# Deck Question



## RockyMtnBlue (Feb 26, 2012)

Do I need to use mending plates?


----------



## RockyMtnBlue (Feb 26, 2012)

I will attach the two beams with two 1/2 bolts (a total of 4 bolts).  Do I also need mending plates?


----------



## nealtw (Feb 26, 2012)

No the bolts are plenty.


----------



## siriuschaos (Feb 27, 2012)

Maybe a little construction adhesive if you have an open tube, on the ends of of the 2ply beams where they will meet. Will help keep the entire joint water tight. A few screws with the glue will eliminate the need for bolts


----------



## RockyMtnBlue (Feb 29, 2012)

Thanks... No mending plates and construction adhesive.


----------



## inspectorD (Feb 29, 2012)

siriuschaos said:


> Maybe a little construction adhesive if you have an open tube, on the ends of of the 2ply beams where they will meet. Will help keep the entire joint water tight. A few screws with the glue will eliminate the need for bolts



Sorry, but I would keep the bolts. Screws have no shear strength and can snap under load. I know it's easier, just no where near as good.


----------



## RockyMtnBlue (Feb 29, 2012)

Oh yes, did not mean to imply that I won't be using bolts.... Bolts and construction adhesive, no mending plates.


----------



## GBR (Feb 29, 2012)

Bolts will bring you up to minimum Code, as will post bases; http://www.awc.org/Publications/DCA/DCA6/DCA6-09.pdf  Use some Grace I&W shield on the post bearing area, p.t. wood is not waterproof: http://www.greenbuildingadvisor.com...ressure-treated-sill-plates-and-building-code

You need stand-off post bases for the capillary break they provide. Nails, not screws, for the sistering- as said. Use the I&W on the built-up beams top under the joists above for less water intrusion, or at least a bead of caulk- top only to drain below. Run a bead under the outside edge of the house ledger for a drip edge to stop water from working back to the house. 

Gary


----------



## BridgeMan (Mar 1, 2012)

Well-spoken, Gary.  And if it were mine, there'd be a sistered PT vertical 2 x 4 on the back of every chopped up support post, extending below the break point.  Just to minimize the damage when the little lady of the household smacks the deck with the garden tractor at full speed.


----------



## RockyMtnBlue (Mar 2, 2012)

Thanks for the feedback ... I'm learning something for every post.  Question about my beams.. I'm attaching (sistering?) two 2x10s.  The book says screws about 24" apart.  From comments here, I gather that I should use construction adhesive and nails.   I read that I should use 3 nails every 16".   Comments?


----------



## RockyMtnBlue (Mar 2, 2012)

Ledgers:  ok to bolt ledges directly to concrete?  Should I fill the gap between the concrete and the ledger?   Silicone chalk?


----------



## RockyMtnBlue (Mar 2, 2012)

Securing posts to piers:

I plan to use concrete expansion bolts and angle brackets with a single 1/2" bolt.  Comments?

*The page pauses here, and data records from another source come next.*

template <int KT, int RPT, bool KP>
__global__ __launch_bounds__(256) void final_kernel(FinalParams p, int tiles_x, int tiles_y) {
    constexpr int FTH = 8 * RPT, FIH = FTH + 2;
    extern __shared__ __attribute__((aligned(16))) char smem[];
    float* tile = reinterpret_cast<float*>(smem);
    const int CT = p.K + p.cin;
    int b = blockIdx.x;
    const int tx = b % tiles_x; b /= tiles_x;
    const int ty = b % tiles_y;
    const int n = b / tiles_y;
    const int oy0 = ty * FTH, ox0 = tx * FTW;

    constexpr int G = (KT + 7) >> 3;
    const float sc_y = final_scale(p.h, p.H), sc_x = final_scale(p.wd, p.W);
    for (int u = threadIdx.x; u < FIH * FIW * G; u += 256) {
        const int c8 = u % G;
        const int q = u / G;
        const int py = q / FIW, px = q - py * FIW;
        const int gy = oy0 - 1 + py, gx = ox0 - 1 + px;
        float v[8];
        final_stage8(p, n, gy, gx, c8, sc_y, sc_x, v);
#pragma unroll
        for (int i = 0; i < 8; ++i) {
            const int c = c8 * 8 + i;
            if (c < p.K) tile[(c * FIH + py) * FROW + px] = v[i];
        }
    }
    for (int u = threadIdx.x; u < FIH * FIW * p.cin; u += 256) {
        const int px = u % FIW;
        const int r = u / FIW;
        const int py = r % FIH, ci = r / FIH;
        tile[((p.K + ci) * FIH + py) * FROW + px] = final_stage_raw(p, n, ci, oy0 - 1 + py, ox0 - 1 + px);
    }
    __syncthreads();

    const int lx = threadIdx.x & (FTW - 1), lyy = (threadIdx.x / FTW) * RPT;
    if constexpr (RPT == 2) {
        f32x2 acc[KT];
#pragma unroll
        for (int k = 0; k < KT; ++k) acc[k] = f32x2{p.bias[k], p.bias[k]};
        for (int c = 0; c < CT; ++c) {
            const float* tp = tile + (c * FIH + lyy) * FROW + lx;
            const float* wp = p.w + (size_t)c * 9 * KT;
            float r[4][3];
#pragma unroll
            for (int i = 0; i < 4; ++i)
#pragma unroll
                for (int j = 0; j < 3; ++j) r[i][j] = tp[i * FROW + j];
#pragma unroll
            for (int tap = 0; tap < 9; ++tap) {
                const f32x2 v = {r[tap / 3][tap % 3], r[tap / 3 + 1][tap % 3]};
#pragma unroll
                for (int k = 0; k < KT; ++k) {
                    const float w = wp[tap * KT + k];
                    acc[k] = __builtin_elementwise_fma(v, f32x2{w, w}, acc[k]);
                }
            }
        }
        const int ox = ox0 + lx;
        if constexpr (KP) {
            __syncthreads();
#pragma unroll
            for (int k = 0; k < KT; ++k)
                if (k < p.K) {
                    tile[k * (FTW * FTH) + lyy * FTW + lx] = acc[k][0];
                    tile[k * (FTW * FTH) + (lyy + 1) * FTW + lx] = acc[k][1];
                }
            __syncthreads();
            final_tile_max<RPT>(p, tile, tiles_x, tiles_y);
            return;
        }
#pragma unroll
        for (int rr = 0; rr < 2; ++rr) {
            const int oy = oy0 + lyy + rr;
            if (oy < p.H && ox < p.W) {
#pragma unroll
                for (int k = 0; k < KT; ++k)
                    if (k < p.K) p.out[(((size_t)n * p.K + k) * p.H + oy) * p.W + ox] = acc[k][rr];
            }
        }
    } else {
        float acc[KT];
#pragma unroll
        for (int k = 0; k < KT; ++k) acc[k] = p.bias[k];
        for (int c = 0; c < CT; ++c) {
            const float* tp = tile + (c * FIH + lyy) * FROW + lx;
            const float* wp = p.w + (size_t)c * 9 * KT;
#pragma unroll
            for (int tap = 0; tap < 9; ++tap) {
                const float v = tp[(tap / 3) * FROW + (tap % 3)];
#pragma unroll
                for (int k = 0; k < KT; ++k) acc[k] = fmaf(v, wp[tap * KT + k], acc[k]);
            }
        }
        const int oy = oy0 + lyy, ox = ox0 + lx;
        if constexpr (KP) {
            __syncthreads();
#pragma unroll
            for (int k = 0; k < KT; ++k)
                if (k < p.K) tile[k * (FTW * FTH) + lyy * FTW + lx] = acc[k];
            __syncthreads();
            final_tile_max<RPT>(p, tile, tiles_x, tiles_y);
            return;
        }
        if (oy < p.H && ox < p.W) {
#pragma unroll
            for (int k = 0; k < KT; ++k)
                if (k < p.K) p.out[(((size_t)n * p.K + k) * p.H + oy) * p.W + ox] = acc[k];
        }
    }
}
template <int KT, int RPT, bool KP = false>
int launch_final_rt(const FinalParams& p, hipStream_t stream) {
    constexpr int FTH = 8 * RPT, FIH = FTH + 2;
    const int tiles_x = (p.W + FTW - 1) / FTW, tiles_y = (p.H + FTH - 1) / FTH;
    const long long nblk = (long long)p.N * tiles_x * tiles_y;
    if (nblk <= 0 || nblk > 0x7fffffffLL) return (int)hipErrorInvalidValue;
    const size_t lds = (size_t)(p.K + p.cin) * FIH * FROW * sizeof(float);
    auto kern = final_kernel<KT, RPT, KP>;
    if (const int e_ = ensure_dyn_lds(reinterpret_cast<const void*>(kern), 64 * 1024)) return e_;
    if (lds > 64 * 1024) return (int)hipErrorInvalidValue;
    hipLaunchKernelGGL(kern, dim3((unsigned)nblk), dim3(256), lds, stream, p, tiles_x, tiles_y);
    return (int)hipGetLastError();
}
inline int final_rpt(int K, int cin, int KT) { return (size_t)(K + cin) * 18 * FROW * sizeof(float) <= 64 * 1024 && KT <= 16 ? 2 : 1; }
template <int KT, bool KP = false>
int launch_final_t(const FinalParams& p, hipStream_t stream) {
    if (final_rpt(p.K, p.cin, KT) == 2) return launch_final_rt<KT, 2, KP>(p, stream);
    return launch_final_rt<KT, 1, KP>(p, stream);
}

The beams will be secured to the posts with two 1/2 bolts in each beam.


----------



## nealtw (Mar 2, 2012)

You don't need chaulk or anything between concrete and treated wood and your bolt down is fine.


----------



## inspectorD (Mar 2, 2012)

Sounds good to me, However there is One last thing I would add. I would seal all cuts I make with a waterproof sealer such as anchorseal. Most of the PT wood is fine, but sometimes the preservative doe s not make it all the way through the new PT. 
Have fun, and post pics when yer done!


----------



## BridgeMan (Mar 3, 2012)

If it were mine, I wouldn't try to attach the spliced beam ends to the 4 x 4 posts with 4 bolts.  What you're proposing doesn't leave enough "meat" between the edges of holes and ends of members, and actually creates weak points at both the beam ends and the back-side 4 x 4 posts.  Wouldn't be an issue if you had used 6 x 6 posts, as the IRC requires.  A much stronger connection for your situation would be to use 6 through-bolts, 2 longest drilled into the gap between beam ends (with mender plates), and also going through a centered rim scab on the outside; the other 4 shorter ones could then be located farther away from the beam ends, going through them and the outside scab, but not connected to the vertical post.  Posts and beam ends would be much stronger doing it that way, and wouldn't be likely to fail when you load the deck with 15 tons of people.


----------



## RockyMtnBlue (Mar 3, 2012)

BridgeMan, a 6x6 is possible, but I don't know what a "rim scab" is...


----------



## RockyMtnBlue (Mar 3, 2012)

Is this an acceptable alternative?  Or another 4x6 sistered with 1/2" through bolts, since I already have additional 4x6s.


----------



## RockyMtnBlue (Mar 3, 2012)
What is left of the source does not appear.